Verdammt, dmesg hat keine Ahnung. 

Was mache ich jetzt? Ich weiß nicht wie ich heraus finde welche Treiber ich brauche für den Stick. Ich finde keine Informationen auf der Webseite des Herstellers. Ich möchte eigentlich nicht den wrapper verwenden. 

Vielen Dank

CalvinLast edited by CBarcley on Sun May 21, 2006 4:59 pm; edited 2 times in total

----------

## bbgermany

nach ein winig "googeln"  :Wink:  fand ich raus, das du mit ndiswrapper arbeiten darfst  :Smile: 

----------

## CBarcley

ja, das habe ich auch gefunden, aber gibt es sonst keine andere möglichkeit? 

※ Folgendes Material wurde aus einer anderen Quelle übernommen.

template <int CIN, int COUT>
struct W2 {
  static_assert(CIN % 16 == 0 && COUT % 16 == 0 && COUT <= 64 && CIN <= 128, "2-D Winograd form: Cin, Cout multiples of 16, Cout <= 64");
  static constexpr int PASSES = (CIN > 64) ? 2 : 1, CP = CIN / PASSES;
  static constexpr int NCH = CP / 16, NT = COUT / 16, NG = CP / 4;
  static constexpr int WN = (CP >= 64) ? 2 : 1, NTW = NT / WN, WM = 4 / WN;
  static_assert(NT % WN == 0 && NTW >= 1 && NTW <= 2, "cout tiles per wave");
  static constexpr int TH = 2 * WM, TWO = 32;
  static constexpr int PH = TH + 2, PW = TWO + 2;
  static constexpr int NPP = PH * PW;
  static constexpr int S = round_s(NPP, 4, 2);
  static constexpr int PLANE = CP * S;
  static constexpr int RING = 3;
  static constexpr int NPOS = NG * NPP;
  static constexpr int NFILL = (NPOS + 255) / 256;
  static constexpr int EPI_OFF = RING * PLANE;
  static constexpr int FRAG = 64 * 4;
  static constexpr int NSTEP = NCH * 16;
  static constexpr bool WL = ((size_t)(RING * PLANE + 128 + PASSES * NSTEP * NT * FRAG) * sizeof(float) <= 160 * 1024);
  static constexpr int W_OFF = EPI_OFF + 128;
  static constexpr size_t LDS_BYTES = (size_t)(RING * PLANE + 128 + (WL ? PASSES * NSTEP * NT * FRAG : 0)) * sizeof(float);
  static_assert(S > NPP, "a pad vector per group takes the fill's surplus lanes");
};

template <int CIN, bool S2D, bool SKIP, int PAD = 0>
struct W2Live {
  static constexpr int CM = CIN / 4, NSTEP = CIN;
  static constexpr bool all_odd(int ch, int bit) {
    for (int c = ch * 16; c < ch * 16 + 16; ++c)
      if (!(((c / CM) >> bit) & 1)) return false;
    return true;
  }
  static constexpr bool py1(int ch) { return S2D && SKIP && all_odd(ch, 1); }
  static constexpr bool px1(int ch) { return S2D && SKIP && all_odd(ch, 0); }
  static constexpr bool zero(int ch, int ab) { return (py1(ch) && (ab >> 2) == 3) || (px1(ch) && (ab & 3) == 3); }
  static constexpr bool kept(int ch, int ab) {
    if (!zero(ch, ab)) return false;
    int n = 0;
    for (int i = 0; i < ch * 16 + ab; ++i) n += zero(i / 16, i % 16) ? 1 : 0;
    return n < PAD;
  }
  static constexpr bool dead(int ch, int ab) { return zero(ch, ab) && !kept(ch, ab); }
  static constexpr bool kept_ok() {
    for (int i = 0; i < NSTEP; ++i)
      if (kept(i / 16, i % 16) && (i % 16 == 0 || zero(i / 16, i % 16 - 1))) return false;
    return true;
  }
  static constexpr bool need(int ch, int e) { return !(py1(ch) && (e >> 2) == 3) && !(px1(ch) && (e & 3) == 3); }
  static constexpr int count(int upto = NSTEP) {
    int n = 0;
    for (int i = 0; i < upto; ++i) n += dead(i / 16, i % 16) ? 0 : 1;
    return n;
  }
  static constexpr int nth(int j) {
    for (int i = 0; i < NSTEP; ++i)
      if (!dead(i / 16, i % 16) && j-- == 0) return i;
    return -1;
  }
  static constexpr bool chunk0_live() {
    for (int ab = 0; ab < 16; ++ab)
      if (dead(0, ab)) return false;
    return true;
  }
};

#ifndef MDF_W2_DIAG
#define MDF_W2_DIAG 0
#endif
#ifndef MDF_W2_HOLD_REL
#define MDF_W2_HOLD_REL 0
#endif
#ifndef MDF_W2_NA
#define MDF_W2_NA 4
#endif
#ifndef MDF_W2_WRITE_AB
#define MDF_W2_WRITE_AB 2
#endif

Ich habe nämlich gefunden, das das ding dem D-Link DWL-122 ähnlich sein soll, aber keine näheren Angaben.

Naja. ndiswrapper ich komme, oder ich etwas besseres gefunden habe.

Dank dir,

Calvin

----------

## CBarcley

so habe jetzt ndiswrapper drauf. Habe zuerst versehentlich Wine auf automatisch stehen gelassen. Darum habe ich jetzt nicht die Windows XP Treiber installiert sonder irgendwas anderes. Ich habe jetzt folgendes Problem.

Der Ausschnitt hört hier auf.